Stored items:
__device__ __forceinline__ void store_sector(uint4* dst, const uint4& a, const uint4& b) {
    asm volatile("st.global.v8.b32 [%0], {%1, %2, %3, %4, %5, %6, %7, %8};" ::"l"(dst), "r"(a.x), "r"(a.y), "r"(a.z),
                 "r"(a.w), "r"(b.x), "r"(b.y), "r"(b.z), "r"(b.w) : "memory");
}

template <int NB_SHIFT>
__device__ __noinline__ void flush_slot_slow(PartSmem<NB_SHIFT>& sm, uint32_t b, uint4* region, uint32_t cap,
                                             uint32_t* ov, unsigned int* ov_count) {
// ... 9 lines not shown
            region[((size_t)b * cap + wr) * 2 + 1] = slot[2 * q + 1];
            wr++;
        } else {
            overflow_push_sector(ov, ov_count, b, slot16 + q * PART_SECTOR);
        }
    }
    if (nfull && left) {
        const uint4 a = slot[2 * nfull], d = slot[2 * nfull + 1];
        slot[0] = a;
        slot[1] = d;
    }
    sm.written[b] = (uint16_t)wr;
    sm.cnt[b] = left;
}

template <int NB_SHIFT>
__global__ void __launch_bounds__(COUNT_THREADS, 2)
partition_kernel(const uint8_t* __restrict__ buf, const GenomeDev* __restrict__ gds,
                 const Slice* __restrict__ runs, DenseParams P, LevelMap lm,
                 GenomeStats* stats, uint4* __restrict__ payload, uint16_t* __restrict__ nsec, uint32_t cap,
                 uint32_t* __restrict__ overflow, unsigned int* __restrict__ ov_counts, uint64_t batch_lo,
                 TailList tl, int k_stop) {
    using G = PartGeom<NB_SHIFT>;
    constexpr uint32_t slot_size = G::slot_size;
    constexpr uint32_t nb = G::nb;
    constexpr uint32_t VPB = slot_size / 8;
    extern __shared__ __align__(16) unsigned char part_smem_raw[];
    PartSmem<NB_SHIFT>& sm = *reinterpret_cast<PartSmem<NB_SHIFT>*>(part_smem_raw);
    const int tid = threadIdx.x;
    const Slice sl = runs[blockIdx.x];
    const GenomeDev gd = gds[sl.genome];
    Genome g;
    g.b = buf;
    g.lo = gd.lo;
    g.hi = gd.hi;
    TileCtx tc;
    tc.flags = sm.walk.flags; tc.clean = sm.walk.clean; tc.last16 = sm.walk.last16;
    tc.carry = sm.carry; tc.prev_tile = sm.prev_tile;
    for (uint32_t i = tid; i < nb; i += COUNT_THREADS) { sm.cnt[i] = 0; sm.written[i] = 0; }
    if (tid == 0) sm.sh_total = 0;

    SlotSink<NB_SHIFT> sink;
    sink.cnt_s = (uint32_t)__cvta_generic_to_shared(sm.cnt);
    sink.staged_s = (uint32_t)__cvta_generic_to_shared(sm.staged);
    sink.ov = overflow + (gd.file_lo - batch_lo);
    sink.ov_count = ov_counts + sl.genome;
    sink.kmask = P.mask;
    sink.n = 0;
    ListTails tails;
    tails.lm = &lm; tails.st = stats + sl.genome; tails.genome = sl.genome; tails.k_stop = k_stop;
    tails.list = tail_list_of(tl, gd, sl.genome, &tails.cap);
    tails.count = tl.counts + sl.genome;
    tails.any_full = tl.any_full;
    uint4* const region = payload + (size_t)blockIdx.x * nb * cap * 2;
    walk_slice<false>(buf, g, sl, P, sink, tails, tc, [&](uint32_t) {
        uint4* st = reinterpret_cast<uint4*>(sm.staged);
        if (G::owned) {
#pragma unroll
            for (int h = 0; h < 2; h++) {
                const uint32_t b = (uint32_t)tid + h * COUNT_THREADS;
                const uint32_t c = sm.cnt[b];
                if (c < PART_SECTOR) continue;
                const uint32_t wr = sm.written[b];
                if (c > slot_size || wr + 3u > cap) {
                    flush_slot_slow<NB_SHIFT>(sm, b, region, cap, sink.ov, sink.ov_count);
                    continue;
                }
                const uint32_t sw = ((uint32_t)tid >> 2) & 1u, sx = sw ^ 1u;
                uint4* slot = st + b * VPB;
                uint4* dst = region + (b * cap + wr) * 2u;
                {
                    const uint4 x0 = slot[sw], x1 = slot[sx];
                    dst[sw] = x0;
                    dst[sx] = x1;
                }
                uint32_t mv = 2;
                if (c >= 2 * PART_SECTOR) {
                    const uint4 x0 = slot[2 + sw], x1 = slot[2 + sx];
                    dst[2 + sw] = x0;
                    dst[2 + sx] = x1;
                    mv = 4;
                    if (c == 3 * PART_SECTOR) {
                        const uint4 y0 = slot[4 + sw], y1 = slot[4 + sx];
                        dst[4 + sw] = y0;
                        dst[4 + sx] = y1;
                        mv = 0;
                    }
                }
                const uint4 m0 = slot[mv + sw], m1 = slot[mv + sx];
                slot[sw] = m0;
                slot[sx] = m1;
                sm.written[b] = (uint16_t)(wr + c / PART_SECTOR);
                sm.cnt[b] = c % PART_SECTOR;
            }
        } else {
#pragma unroll
            for (int j = 0; j < (int)(G::stage_entries / 8 / COUNT_THREADS); j++) {
                const uint32_t v = (uint32_t)tid + j * COUNT_THREADS;
                const uint32_t b = v / VPB, jv = v % VPB, q = jv >> 1;
                const uint32_t c = min(sm.cnt[b], slot_size);
                const uint32_t nfull = c / PART_SECTOR;
                const uint32_t wr = sm.written[b];
                const uint4 x = st[v];
                if (VPB <= 32) __syncwarp(); else __syncthreads();
                if (q < nfull) {
                    const uint32_t sec = wr + q;
                    if (sec < cap) region[(b * cap + sec) * 2u + (jv & 1u)] = x;
                    else if (!(jv & 1u)) overflow_push_sector(sink.ov, sink.ov_count, b, sm.staged + b * slot_size + q * PART_SECTOR);
                }
                if (VPB <= 32) __syncwarp(); else __syncthreads();
                if (q == nfull && nfull && (c % PART_SECTOR)) st[b * VPB + (jv & 1u)] = x;
                if (jv == 0) {
                    sm.cnt[b] = c % PART_SECTOR;
                    sm.written[b] = (uint16_t)min(wr + nfull, cap);
                }
            }
        }
    });
    __syncthreads();
    for (uint32_t b = tid; b < nb; b += COUNT_THREADS) {
        const uint32_t left = sm.cnt[b];
        uint32_t wr = sm.written[b];
        if (left) {
            uint32_t e[PART_SECTOR / 2];
            const uint16_t* src16 = sm.staged + (size_t)b * slot_size;
            const uint32_t* src = reinterpret_cast<const uint32_t*>(src16);
            if (wr < cap) {
#pragma unroll
                for (int i = 0; i < PART_SECTOR / 2; i++) {
                    uint32_t w = src[i];
                    const uint32_t pad = payload_pad(b, b * 16u + 2u * i);
                    if (2u * i >= left) w = (w & 0xFFFF0000u) | pad;
                    if (2u * i + 1u >= left) w = (w & 0x0000FFFFu) | ((pad ^ 1u) << 16);
                    e[i] = w;
                }
                uint4* dst = region + (b * cap + wr) * 2u;
                dst[0] = make_uint4(e[0], e[1], e[2], e[3]);
                dst[1] = make_uint4(e[4], e[5], e[6], e[7]);
                wr++;
            } else {
                for (uint32_t i = 0; i < left; i++)
                    overflow_push(sink.ov, sink.ov_count, (b << (2 * PART_LOW)) | (src16[i] & (uint32_t)(PART_BINS - 1)));
            }
        }
        nsec[(size_t)blockIdx.x * nb + b] = (uint16_t)wr;
    }
    const unsigned long long total = block_sum_u32(sink.n, &sm.sh_total);
    if (tid == 0 && total) atomicAdd(&stats[sl.genome].total_top, total);
}

struct LevelInfo {
    int ki[16];
};

constexpr int BUCKET_THREADS = 512;

constexpr int BUCKET_NS_CHUNK = 1024;
#ifndef KM_BUCKET_BULK_STORE
#define KM_BUCKET_BULK_STORE 1
#endif
struct BucketSmem {
    uint32_t hist[PART_BINS + 256];
    uint16_t ns[BUCKET_NS_CHUNK];
    unsigned long long tot[16];
    uint32_t* lvl_counts[16];
    float* lvl_freq[16];
    double lvl_inv[16];
};
constexpr int BUCKET_CTAS_PER_SM = 3;
static_assert(sizeof(BucketSmem) <= 75 * 1024, "three bucket CTAs must fit in one SM's shared memory");

__device__ __forceinline__ void bulk_store(void* dst, uint32_t src_smem, uint32_t bytes) {
    asm volatile("cp.async.bulk.global.shared::cta.bulk_group [%0], [%1], %2;" ::"l"(dst), "r"(src_smem), "r"(bytes) : "memory");
    asm volatile("cp.async.bulk.commit_group;" ::: "memory");
}
__device__ __forceinline__ void bulk_store_wait_read() { asm volatile("cp.async.bulk.wait_group.read 0;" ::: "memory"); }

__device__ __forceinline__ void hist_add8(uint32_t hbase, const uint4& x, uint32_t fix) {
    const uint32_t w[4] = {x.x ^ fix, x.y ^ fix, x.z ^ fix, x.w ^ fix};
#pragma unroll
    for (int i = 0; i < 4; i++) {
        asm volatile("red.shared.add.u32 [%0], 1;" ::"r"(hbase + ((w[i] & 0xFFFFu) << 2)) : "memory");
        asm volatile("red.shared.add.u32 [%0], 1;" ::"r"(hbase + ((w[i] >> 16) << 2)) : "memory");
    }
}

__global__ void __launch_bounds__(BUCKET_THREADS, BUCKET_CTAS_PER_SM)
bucket_kernel(LevelMap lm, RowSpec row, LevelInfo li, int k, int k_stop, const GenomeRuns* __restrict__ grs,
              const uint4* __restrict__ payload, const uint16_t* __restrict__ nsec, uint32_t cap,
              const GenomeStats* __restrict__ stats, float* freq, uint64_t freq_stride, uint64_t* totals,
              uint32_t genome0) {
    extern __shared__ __align__(16) unsigned char bucket_smem_raw[];
    BucketSmem& sm = *reinterpret_cast<BucketSmem*>(bucket_smem_raw);
    const int tid = threadIdx.x;
    const uint32_t b = blockIdx.x;
    const uint32_t nb = gridDim.x;
    const uint32_t g = genome0 + blockIdx.y;
    const GenomeRuns gr = grs[g];
    if (tid < row.nk) {
        const int j = row.k[tid];
        unsigned long long t = stats[g].total_top;
        for (int i = j; i < k; i++) t += stats[g].n_tail[i];
        sm.tot[tid] = t;
        if (totals && b == 0) totals[(uint64_t)g * row.nk + tid] = t;
    }
    __syncthreads();
    if (tid >= 32 && tid < 48) {
        const int level = tid - 32;
        uint32_t* cp = nullptr;
        float* fp = nullptr;
        double inv = 0.0;
        if (level >= k_stop && level <= k) {
// ... 12 lines not shown
    constexpr int PER1 = PART_BINS / 4 / BUCKET_THREADS;
    constexpr int PER2 = PART_BINS / 16 / BUCKET_THREADS;
    const uint32_t hbase = (uint32_t)__cvta_generic_to_shared(sm.hist);
    const uint32_t fix = payload_fix(b);
    {
        uint4* h4 = reinterpret_cast<uint4*>(sm.hist);
        for (int i = tid; i < (PART_BINS + 256) / 4; i += BUCKET_THREADS) h4[i] = make_uint4(0, 0, 0, 0);
    }
    constexpr int NWARP = BUCKET_THREADS / 32;
    const int lane = tid & 31, wid = tid >> 5;
    const size_t run_stride = (size_t)nb * cap * 2;
    for (uint32_t rb = 0; rb < gr.n_runs; rb += BUCKET_NS_CHUNK) {
        const uint32_t nr = min(gr.n_runs - rb, (uint32_t)BUCKET_NS_CHUNK);
        __syncthreads();
        for (uint32_t i = tid; i < nr; i += BUCKET_THREADS)
            sm.ns[i] = __ldg(nsec + (size_t)(gr.run0 + rb + i) * nb + b);
        __syncthreads();
        const uint4* base = payload + ((size_t)(gr.run0 + rb) * nb + b) * cap * 2;
        uint32_t r = wid, c = 0, nv = 0;
        auto settle = [&]() {
            while (r < nr && 32u * c >= (nv = 2u * sm.ns[r])) { r += NWARP; c = 0; }
        };
        auto issue = [&](uint4& x, bool& live) -> bool {
            settle();
            if (r >= nr) { live = false; return false; }
            const uint32_t v = 32u * c + lane;
            live = v < nv;
            if (live) x = __ldg(base + (size_t)r * run_stride + v);
            c++;
            return true;
        };
        uint4 x0, x1, x2, x3;
        bool l0, l1, l2, l3;
// ... 80 lines not shown
        float* fl = sm.lvl_freq[level];
        const double invl = sm.lvl_inv[level];
        for (int i = tid; i < n_next; i += 32) {
            const uint4 c = reinterpret_cast<const uint4*>(cur)[i];
            const uint32_t v = c.x + c.y + c.z + c.w;
            cl[i] = v;
            if (fl) fl[i] = (float)((double)v * invl);
            nxt[i] = v;
        }
        __syncwarp();
        uint32_t* t = cur; cur = nxt; nxt = t;
        n_cur = n_next;
    }
}

constexpr int OV_TABLE = 4096;
constexpr uint32_t OV_EMPTY = 0xFFFFFFFFu;

__global__ void __launch_bounds__(256)
overflow_kernel(LevelMap lm, RowSpec row, LevelInfo li, int k, int k_stop, const GenomeDev* __restrict__ gds,
                const uint32_t* __restrict__ overflow, const unsigned int* __restrict__ ov_counts, uint64_t batch_lo,
                const GenomeStats* __restrict__ stats, float* freq, uint64_t freq_stride, uint32_t genome0, int pass) {
    __shared__ uint32_t t_key[OV_TABLE];
    __shared__ uint32_t t_cnt[OV_TABLE];
    __shared__ unsigned int t_used;
    const uint32_t g = genome0 + blockIdx.y;
    const unsigned int n = ov_counts[g];
    if (blockIdx.x * 256u >= n) return;
    const uint32_t* ov = overflow + (gds[g].file_lo - batch_lo);
    const int tid = threadIdx.x;
// ... 315 lines not shown
                const uint32_t own = tile[t][A][B];
                out[b] = x < rc ? own + tile[p][Br][Ar] : (x == rc ? own : 0u);
            }
            *reinterpret_cast<uint4*>(c + x0) = make_uint4(out[0], out[1], out[2], out[3]);
            if (f)
                *reinterpret_cast<float4*>(f + x0) = make_float4((float)((double)out[0] * inv), (float)((double)out[1] * inv),
                                                                 (float)((double)out[2] * inv), (float)((double)out[3] * inv));
        }
    }
}

int dense_setup_attributes() {
    KM_CUDA(cudaFuncSetAttribute(count_kernel<1>, cudaFuncAttributeMaxDynamicSharedMemorySize,
                                 (1 << (2 * SMEM_MAX_K)) * 4));
    KM_CUDA(cudaFuncSetAttribute(count8_kernel, cudaFuncAttributeMaxDynamicSharedMemorySize, 32768 * 4));
    KM_CUDA(cudaFuncSetAttribute(partition_kernel<10>, cudaFuncAttributeMaxDynamicSharedMemorySize, (int)sizeof(PartSmem<10>)));
    KM_CUDA(cudaFuncSetAttribute(partition_kernel<8>, cudaFuncAttributeMaxDynamicSharedMemorySize, (int)sizeof(PartSmem<8>)));
    KM_CUDA(cudaFuncSetAttribute(partition_kernel<6>, cudaFuncAttributeMaxDynamicSharedMemorySize, (int)sizeof(PartSmem<6>)));
    KM_CUDA(cudaFuncSetAttribute(partition_kernel<4>, cudaFuncAttributeMaxDynamicSharedMemorySize, (int)sizeof(PartSmem<4>)));
    KM_CUDA(cudaFuncSetAttribute(bucket_kernel, cudaFuncAttributeMaxDynamicSharedMemorySize, (int)sizeof(BucketSmem)));
    return KMERML_OK;
}

int launch_prologue(const uint8_t* d_fasta, const uint64_t* d_offsets, GenomeDev* d_genomes,
                    GenomeStats* d_stats, int n_genomes, cudaStream_t s) {
    if (n_genomes <= 0) return KMERML_OK;
    prologue_kernel<<<(n_genomes + 127) / 128, 128, 0, s>>>(d_fasta, d_offsets, d_genomes, d_stats, n_genomes);
    KM_CUDA(cudaGetLastError());
    return KMERML_OK;
}

static DenseParams make_params(int k, int min_rec, bool tails, int tail_lo) {
    DenseParams P;
    P.k = k;
    P.mask = k >= 16 ? 0xFFFFFFFFu : ((1u << (2 * k)) - 1u);
// ... 27 lines not shown
        count_kernel<0><<<n_slices, COUNT_THREADS, 0, s>>>(d_fasta, d_genomes, d_slices, P, lm, d_stats, nullptr);
    }
    KM_CUDA(cudaGetLastError());
    return KMERML_OK;
}

uint32_t part_region_cap(int k, int tiles_per_run) {
    const uint32_t nb = 1u << (2 * (k - PART_LOW));
    return (uint32_t)tiles_per_run * (2u * TILE_BYTES / PART_SECTOR) / nb;
}

int launch_partition(const uint8_t* d_fasta, const GenomeDev* d_genomes, const Slice* d_runs, int n_runs,
                     int tiles_per_run, int k, int k_bottom, int min_rec, const LevelMap& lm,
                     GenomeStats* d_stats, void* d_payload, uint16_t* d_nsec, uint32_t* d_overflow,
                     unsigned int* d_ov_counts, uint64_t batch_lo, unsigned long long* d_tail_list,
                     unsigned int* d_tail_counts, unsigned int* d_tail_any, uint32_t genome0, cudaStream_t s) {
    if (n_runs <= 0) return KMERML_OK;
    DenseParams P = make_params(k, min_rec, k > k_bottom, k_bottom);
    const int k_stop = std::max(k - PART_LOW, k_bottom);
    const uint32_t cap = part_region_cap(k, tiles_per_run);
    TailList tl;
    tl.list = d_tail_list; tl.counts = d_tail_counts; tl.batch_lo = batch_lo; tl.genome0 = genome0;
    tl.any_full = d_tail_any;
#define KM_LAUNCH_PART(NBS)                                                                           \
    partition_kernel<NBS><<<n_runs, COUNT_THREADS, sizeof(PartSmem<NBS>), s>>>(                       \
        d_fasta, d_genomes, d_runs, P, lm, d_stats, (uint4*)d_payload, d_nsec, cap, d_overflow,       \
        d_ov_counts, batch_lo, tl, k_stop)
    switch (2 * (k - PART_LOW)) {
        case 10: KM_LAUNCH_PART(10); break;
        case 8: KM_LAUNCH_PART(8); break;
        case 6: KM_LAUNCH_PART(6); break;
        default: KM_LAUNCH_PART(4); break;
    }
#undef KM_LAUNCH_PART
    KM_CUDA(cudaGetLastError());
    return KMERML_OK;
}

Exercise objective: Proceeding from the line containing "if (c < PART_SECTOR)" through the line containing "const uint32_t sw", transcribe the lines above exactly, both end lines included.

Response area:
                if (c < PART_SECTOR) continue;
                const uint32_t wr = sm.written[b];
                if (c > slot_size || wr + 3u > cap) {
                    flush_slot_slow<NB_SHIFT>(sm, b, region, cap, sink.ov, sink.ov_count);
                    continue;
                }
                const uint32_t sw = ((uint32_t)tid >> 2) & 1u, sx = sw ^ 1u;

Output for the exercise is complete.